*Assignment*
Only lines holding the word "Tuning" are wanted from the records; copy all of them.
[[ Records for the exercise open ]]
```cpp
int print_diagnostics(rtw_ctx* c, bool path, const unsigned long long* hs) {
#ifdef RTW_PHASE_TIMERS
    if (path) {
        unsigned long long ph[8];
        HIP_TRY(c, hipMemcpy(ph, c->d_stats + kStatRows * 8, sizeof ph, hipMemcpyDeviceToHost));
        double tot = 0;
        for (int q = 0; q < 6; q++) tot += (double)ph[q];
        const char* nm[6] = {"refill", "regen", "walk_r", "shade_a", "walk_s", "shade_b"};
        fprintf(stderr, "[rtw] k_path wave-cycles by phase:");
        for (int q = 0; q < 6; q++) fprintf(stderr, " %s %.1f%%", nm[q], 100.0 * (double)ph[q] / tot);
        fprintf(stderr, " (total %.3g wave-cycles, %.0f per 64 segments)\n", tot, tot / ((double)hs[0] / 64.0));
    }
#endif
#ifdef RTW_SUBPHASE_TIMERS
    if (path) {
        static std::vector<unsigned long long> tab((size_t)kSubWaves * kSubRows);
        HIP_TRY(c, hipMemcpyFromSymbol(tab.data(), HIP_SYMBOL(g_sub_cyc), tab.size() * sizeof(unsigned long long)));
        double sum[kSubRows] = {0};
        for (size_t w = 0; w < (size_t)kSubWaves; w++) for (int q = 0; q < 14; q++) sum[q] += (double)tab[w * kSubRows + q];
        double tot = 0;
        for (int q = 0; q < 14; q++) tot += sum[q];
        const char* nm[9] = {"outside", "hitrec+philox", "lambert", "light", "metal", "diel", "iso", "nee", "entry"};
        fprintf(stderr, "[rtw] k_path wave-cycles by sub-phase of the closest-hit program:");
        for (int q = 0; q < 9; q++) fprintf(stderr, " %s %.1f%%", nm[q], 100.0 * sum[q] / tot);
        fprintf(stderr, " (total %.3g)\n", tot);
        std::fill(tab.begin(), tab.end(), 0ull);
        HIP_TRY(c, hipMemcpyToSymbol(HIP_SYMBOL(g_sub_cyc), tab.data(), tab.size() * sizeof(unsigned long long)));
    }
#endif
#ifdef RTW_TRACE_COUNT
    {
        unsigned long long w[7];
        HIP_TRY(c, hipMemcpy(w, c->d_stats + kStatRows * 8, sizeof w, hipMemcpyDeviceToHost));
        const double rays = (double)w[6];
        fprintf(stderr, "[rtw] k_trace_bvh: rays %.4g; per ray: node visits %.2f, primitive tests %.2f; wave steps per 64 rays: inner %.2f (lanes busy %.2f), leaf %.2f (lanes busy %.2f), outer %.2f\n",
                rays, (double)hs[6] / rays, (double)hs[7] / rays, (double)w[0] * 64.0 / rays, (double)hs[6] / ((double)w[0] * 64.0), (double)w[1] * 64.0 / rays,
                (double)hs[7] / ((double)w[1] * 64.0), (double)hs[2 + RTW_K_BOUNCE] * 64.0 / rays);
        const double tt = (double)(w[2] + w[3] + w[4] + w[5]);
        fprintf(stderr, "[rtw] k_trace_bvh wave-cycles: refill %.1f%% inner %.1f%% leaf %.1f%% finish %.1f%% (%.0f per 64 rays; per inner wave step %.0f, per leaf wave step %.0f)\n",
                100.0 * (double)w[2] / tt, 100.0 * (double)w[3] / tt, 100.0 * (double)w[4] / tt, 100.0 * (double)w[5] / tt, tt * 64.0 / rays,
                (double)w[3] / (double)w[0], (double)w[4] / (double)w[1]);
    }
#endif
    (void)c; (void)path; (void)hs;
    return RTW_OK;
}

KArgs render_args(const rtw_ctx* c, const rtw_params* P, size_t npix) {
    KArgs base = shard_args(c->sc, P, npix);
    if (P->estimator != RTW_EST_REFERENCE) {
        base.sc.estimator = P->estimator; base.sc.has_tex = P->estimator == RTW_EST_MIXTURE ? 2 : 1;
        base.sc.ray_tmin = 1.0e-3f; base.sc.probe_eps = 1.0e-3f;
    }
    return base;
}
bool path_pipeline(const rtw_ctx* c, const rtw_params* P, const Tuning& tune) {
    const bool path_small = !c->sc.use_bvh && c->sc.n_prims <= kPathMaxPrims && (c->sc.n_walk_words > 0 || c->sc.has_tex);
    const bool fits16 = P->width <= 65535 && P->height <= 65535;
    return P->max_depth > 0 && tune.path != 0 && fits16 && path_small;
}

int render_single(rtw_ctx* c, const rtw_params* P, void* d_rgba, hipStream_t s, rtw_stats* stats) {
    HIP_TRY(c, hipSetDevice(c->device));
    if (!s) s = c->stream;
    const size_t npix = shard_rows(P) * (size_t)P->width;
    if (stats) memset(stats, 0, sizeof *stats);
    if (npix == 0) return RTW_OK;
    if (npix > 0xffffffffull / 2) return fail(c, RTW_ERR_UNSUPPORTED, "tile too large");

    const Tuning tune = read_tuning();
    CallLog log{c, P->rng_kind, stats != nullptr && tune.kernel_timing};
    HIP_TRY(c, log.event(log.begin));
    HIP_TRY(c, log.event(log.end));
    const KArgs base = render_args(c, P, npix);
    const bool use_path = path_pipeline(c, P, tune);
    int rc = use_path ? render_path(c, P, tune, base, (float4*)d_rgba, s, log) : render_wavefront(c, P, tune, base, (float4*)d_rgba, s, log);
    if (rc) return rc;
    HIP_TRY(c, hipGetLastError());
    HIP_TRY(c, hipEventRecord(log.end, s));
    HIP_TRY(c, hipEventSynchronize(log.end));

    unsigned long long hs[8] = {0, 0, 0, 0, 0, 0, 0, 0};
    {
        unsigned long long rows_[kStatRows * 8];
        HIP_TRY(c, hipMemcpy(rows_, c->d_stats, sizeof rows_, hipMemcpyDeviceToHost));
        for (uint32_t r = 0; r < kStatRows; r++)
            for (int k = 0; k < 8; k++) hs[k] += rows_[r * 8 + k];
    }
    rc = print_diagnostics(c, use_path, hs);
    if (rc) return rc;
    if (stats) {
        float ms = 0.f;
        HIP_TRY(c, hipEventElapsedTime(&ms, log.begin, log.end));
        stats->seconds = (double)ms * 1e-3;
        stats->bounce_seconds = stats->seconds;
        for (const CallLog::Timed& t : log.timed) {
            float m = 0.f;
            HIP_TRY(c, hipEventElapsedTime(&m, t.a, t.b));
            stats->kernel_seconds[t.kind] += (double)m * 1e-3;
            stats->kernel_launches[t.kind]++;
        }
        for (int k = 0; k < RTW_K_COUNT; k++) stats->kernel_segments[k] = hs[2 + k];
        stats->bounce_launches = log.launches;
        stats->samples = (uint64_t)npix * (uint64_t)P->spp;
        stats->segments = hs[0];
        stats->shadow_rays = hs[1];
        stats->algorithmic_bytes = 128ull * stats->segments + 32ull * stats->samples;
    }
    return RTW_OK;
}

__global__ void __launch_bounds__(256) k_interleave(const float4* __restrict__ stage, float4* __restrict__ out, uint32_t width, uint32_t rows, uint32_t n,
                                                    const uint32_t* __restrict__ shard_off) {
    const size_t total = (size_t)rows * width;
    for (size_t i = (size_t)blockIdx.x * blockDim.x + threadIdx.x; i < total; i += (size_t)gridDim.x * blockDim.x) {
        const uint32_t r = (uint32_t)(i / width), x = (uint32_t)(i - (size_t)r * width);
        const uint32_t g = r % n, l = r / n;
        out[i] = stage[((size_t)shard_off[g] + l) * width + x];
    }
}

int run_shard(rtw_ctx* kc, Worker& w) {
    test_fault("worker");
    if (hipSetDevice(kc->device) != hipSuccess) return fail(kc, RTW_ERR_DEVICE, "hipSetDevice failed");
    if (w.npix == 0) return RTW_OK;
    if (w.npix > kc->out_pix) {
        if (kc->d_out) (void)hipFree(kc->d_out);
        kc->d_out = nullptr; kc->out_pix = 0;
        if (hipMalloc(&kc->d_out, w.npix * sizeof(float4)) != hipSuccess) return fail(kc, RTW_ERR_OOM, "shard buffer");
        kc->out_pix = w.npix;
    }
    const int rc = render_single(kc, &w.P, kc->d_out, nullptr, w.want_stats ? &w.st : nullptr);
    if (rc) return rc;
    HIP_TRY(kc, hipMemcpyPeerAsync(w.gather_dst, w.gather_dev, kc->d_out, kc->device, w.npix * sizeof(float4), kc->stream));
    HIP_TRY(kc, hipStreamSynchronize(kc->stream));
    return RTW_OK;
}
void worker_main(rtw_ctx* kc) {
    Worker& w = *kc->worker;
    for (;;) {
        try {
            std::unique_lock<std::mutex> lk(w.m);
            w.cv.wait(lk, [&] { return w.has_job || w.quit; });
            if (w.quit) return;
            lk.unlock();
            int rc;
            try {
                rc = run_shard(kc, w);
            } catch (const std::bad_alloc&) {
                rc = fail_nothrow(kc, RTW_ERR_OOM, "out of host memory in a worker thread (std::bad_alloc)");
            } catch (const std::exception& e) {
                rc = fail_nothrow(kc, RTW_ERR_DEVICE, e.what());
            } catch (...) {
                rc = fail_nothrow(kc, RTW_ERR_DEVICE, "unknown exception in a worker thread");
            }
            lk.lock();
            w.rc = rc; w.has_job = false; w.done = true;
            lk.unlock();
            w.cv.notify_all();
        } catch (...) {
            w.rc = RTW_ERR_DEVICE; w.has_job = false; w.done = true;
            w.cv.notify_all();
            return;
        }
// ... 551 lines not shown
```

### raytracing_weekend_amd/csrc/rtw_kernels.h

```cpp
#pragma once
#include "rtw_device.h"
#include "rtw_plan.h"

namespace rtwk {
using namespace rtwdev;

#ifndef RTW_MIN_WAVES
#define RTW_MIN_WAVES 1
#endif
#ifdef RTW_SUBPHASE_TIMERS
constexpr int kSubRows = 16, kSubWaves = 8192;
__device__ unsigned long long g_sub_cyc[kSubWaves][kSubRows];
RTW_DEV constexpr int rtw_sub_id(const char* n) {
    return n[0] != 's' || n[1] != 'a' ? 0 : n[3] == 'h' ? 1 : n[3] == 'l' && n[4] == 'a' ? 2 : n[3] == 'l' ? 3 : n[3] == 'm' ? 4 : n[3] == 'd' ? 5 : n[3] == 'i' ? 6 : n[3] == 'n' ? 7 : 0;
}
RTW_DEV void rtw_sub_stamp(int id) {
    const unsigned long long t_in = __builtin_amdgcn_s_memtime();
    if ((threadIdx.x & 63u) == 0u) {
        unsigned long long* row = g_sub_cyc[(blockIdx.x * (blockDim.x >> 6) + (threadIdx.x >> 6)) % kSubWaves];
        const unsigned long long open_id = row[14], t0 = row[15];
        if (t0 != 0ull) row[open_id] += t_in - t0;
        row[14] = (unsigned long long)id;
        __builtin_amdgcn_s_waitcnt(0);
        row[15] = __builtin_amdgcn_s_memtime();
// ... 983 lines not shown
                        fogged = volume_pass<Rng<KIND>, true>(A.sc, so, nee.dir, nee.tmin, 0.0f, gt, g, tv, pv);
                    }
                    if (fogged) nee.has = false;
                    else { p.ldir = nee.dir; p.ltmax = nee.tmax; p.c = vmul(nee.rad, p.T); }
                }
                const bool alive = shade_b<KIND>(A.depth, A.max_depth, g, ev, so, sd, att, radiance, p.o, p.d, p.T, p.L, TEX == 2 && A.sc.estimator == RTW_EST_MIXTURE);
                if (ev == EV_HIT) p.o = so;
                p.a = g.a; p.b = g.b;
                if (alive) {
                    p.ray_time = (KIND == RTW_RNG_TEA_LCG || A.sc.has_motion) ? g.ray_time(A.depth + 1u) : 0.0f;
                    p.b = g.b;
                    keep = true;
                } else if (nee.has) {
                    p.gk |= kZombie;
                    keep = true;
                } else {
                    finish_path(A, path_id_of<KIND>(A, p), p.L);
                }
            }
        }
        compact_store(A, s_cursor, keep, p);
    }
    cursor_publish(A, s_cursor, n_seg, n_shadow, RTW_K_SHADE);
}

template <int KIND, int TEX>
__global__ void __launch_bounds__(kBlock, RTW_MIN_WAVES) k_bounce(const KArgs A) {
    extern __shared__ uint32_t s_stack[];
    RTW_WORKLIST_SHARED
    RTW_CURSOR_SHARED
    RTW_NOISE_SHARED
    const uint32_t tid = threadIdx.x;
    cursor_init(s_cursor);
    const uint32_t* noise_lds = stage_noise<(TEX != 0)>(A.sc, s_noise);
    const TravMem tm = trav_mem(A.sc, s_stack, kBlock, tid);
    uint32_t n_seg = 0, n_shadow = 0;
    const WorkList wl = worklist_init(A.cnt_in, A.n_regions, s_pref, s_part);
    for (uint32_t vc = blockIdx.x; vc < wl.total_chunks; vc += gridDim.x) {
        uint32_t region, chunk, n_valid;
        worklist_lookup(wl, A.n_regions, vc, region, chunk, n_valid);
        const uint32_t idx = chunk * kBlock + tid;
        const bool valid = tid < n_valid;
        bool keep = false;
        Path p;
        p.gk = 0; p.ltmax = -1.f;
        if (valid) {
            load_path(A.in, (size_t)region * A.region_cap + idx, p, A.sc.n_lights > 0);
            Rng<KIND> g;
            rng_from_path<KIND>(g, A.seed, p);
            const float gt = gather_time_of(A, p.gk);
            if (p.ltmax >= 0.0f) {
                float st;
                int sprim;
                traverse<Rng<KIND>, true, true>(A.sc, p.o, p.ldir, A.sc.probe_eps, p.ltmax, 0.0f, gt, g, tm, st, sprim);
                if (sprim < 0) p.L = vadd(p.L, p.c);
                p.ltmax = -1.0f;
            }
            if (p.gk & kZombie) {
                finish_path(A, path_id_of<KIND>(A, p), p.L);
            } else {
                uint32_t depth = A.depth;
                bool alive = false;
                uint32_t nee_prev = (p.gk & kNeePrev) ? 1u : 0u;
                for (uint32_t it = 0; it < A.n_iter; it++) {
                    float t;
                    int prim;
                    traverse<Rng<KIND>, false, false>(A.sc, p.o, p.d, A.sc.ray_tmin, 1.e27f, p.ray_time, gt, g, tm, t, prim);
                    v3 so, sd, att, radiance;
                    Nee nee;
                    const int ev = shade_a<KIND, TEX>(A.sc, g, p.o, p.d, gt, t, prim, so, sd, att, radiance, nee, noise_lds, nee_prev);
                    n_seg++;
                    if (nee.has) {
                        float st;
                        int sprim;
                        traverse<Rng<KIND>, true, false>(A.sc, so, nee.dir, nee.tmin, nee.tmax, 0.0f, gt, g, tm, st, sprim);
                        n_shadow++;
                        if (sprim < 0) radiance = vadd(radiance, nee.rad);
                    }
                    alive = shade_b<KIND>(depth, A.max_depth, g, ev, so, sd, att, radiance, p.o, p.d, p.T, p.L, TEX == 2 && A.sc.estimator == RTW_EST_MIXTURE);
                    depth++;
                    if (!alive) break;
                    p.ray_time = (KIND == RTW_RNG_TEA_LCG || A.sc.has_motion) ? g.ray_time(depth) : 0.0f;
                }
                p.a = g.a; p.b = g.b;
                p.gk = (p.gk & ~kNeePrev) | (nee_prev ? kNeePrev : 0u);
                if (alive) keep = true;
                else finish_path(A, path_id_of<KIND>(A, p), p.L);
            }
        }
        compact_store(A, s_cursor, keep, p);
    }
    cursor_publish(A, s_cursor, n_seg, n_shadow, RTW_K_BOUNCE);
}

RTW_DEV uint32_t order_lookup(const KArgs& A, uint32_t gi) {
    const uint32_t n_groups = (A.npix + 63u) / 64u;
    const uint32_t c2 = A.order_counts[0], c1 = A.order_counts[1];
    const uint32_t idx = gi < c2 ? gi : (gi < c2 + c1 ? n_groups + (gi - c2) : 2u * n_groups + (gi - c2 - c1));
    return __builtin_amdgcn_readfirstlane(A.order[idx]);
}

template <bool WALK>
__global__ void __launch_bounds__(kBlock) k_classify(const KArgs A, uint32_t* __restrict__ order, uint32_t* __restrict__ counters, uint32_t n_groups) {
    __shared__ u32x4 s_walk[WALK ? kWalkMaxWords : 1];
    if (WALK) {
        for (uint32_t i = threadIdx.x; i < (uint32_t)A.sc.n_walk_words; i += kBlock) s_walk[i] = A.sc.walk[i];
        __syncthreads();
    }
    const uint32_t lane = threadIdx.x & 63u;
    const uint32_t waves = gridDim.x * (kBlock / 64u);
    for (uint32_t g = blockIdx.x * (kBlock / 64u) + (threadIdx.x >> 6); g < n_groups; g += waves) {
        const uint32_t p_local = g * 64u + lane;
        bool may = false, specular = false;
        if (p_local < A.npix) {
            const uint32_t yl = fastdiv(p_local, A.divw_m, A.divw_s1, A.divw_s2);
            const uint32_t x = p_local - yl * A.width, y = A.row0 + yl * A.row_stride;
            const rtw_camera& cam = A.sc.cam;
            if (A.sc.cam_type != RTW_CAM_PERSPECTIVE || cam.lens_radius != 0.0f) {
                may = true;
            } else {
                const float s = ((float)x + 0.5f) / (float)A.width, t = ((float)y + 0.5f) / (float)A.height;
                const v3 o = ld3(cam.origin);
                const v3 d = vsub(vfma(ld3(cam.vertical), t, vfma(ld3(cam.horizontal), s, ld3(cam.lower_left))), o);
                may = may_hit_scene(A.sc, o, d);
                if (WALK && may) {
                    float th;
                    int prim;
                    walk_lds<false>(s_walk, A.sc.n_groups, o, d, A.sc.ray_tmin, 1.e27f, th, prim);
                    if (prim >= 0) {
                        const int mt = A.sc.hitrec[prim].mat_type;
                        specular = mt == RTW_MAT_METAL || mt == RTW_MAT_DIELECTRIC;
                    }
                }
            }
        }
        const bool any = __ballot(may) != 0ull;
        const uint32_t n_spec = (uint32_t)__popcll(__ballot(specular));
        if (lane == 0) {
            const uint32_t cls = !any ? 0u : (n_spec >= 16u ? 2u : 1u);
            order[(2u - cls) * n_groups + atomicAdd(&counters[2u - cls], 1u)] = g;
        }
    }
}
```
[[ Records for the exercise closed ]]
*Your solution*
bool path_pipeline(const rtw_ctx* c, const rtw_params* P, const Tuning& tune) {
    const Tuning tune = read_tuning();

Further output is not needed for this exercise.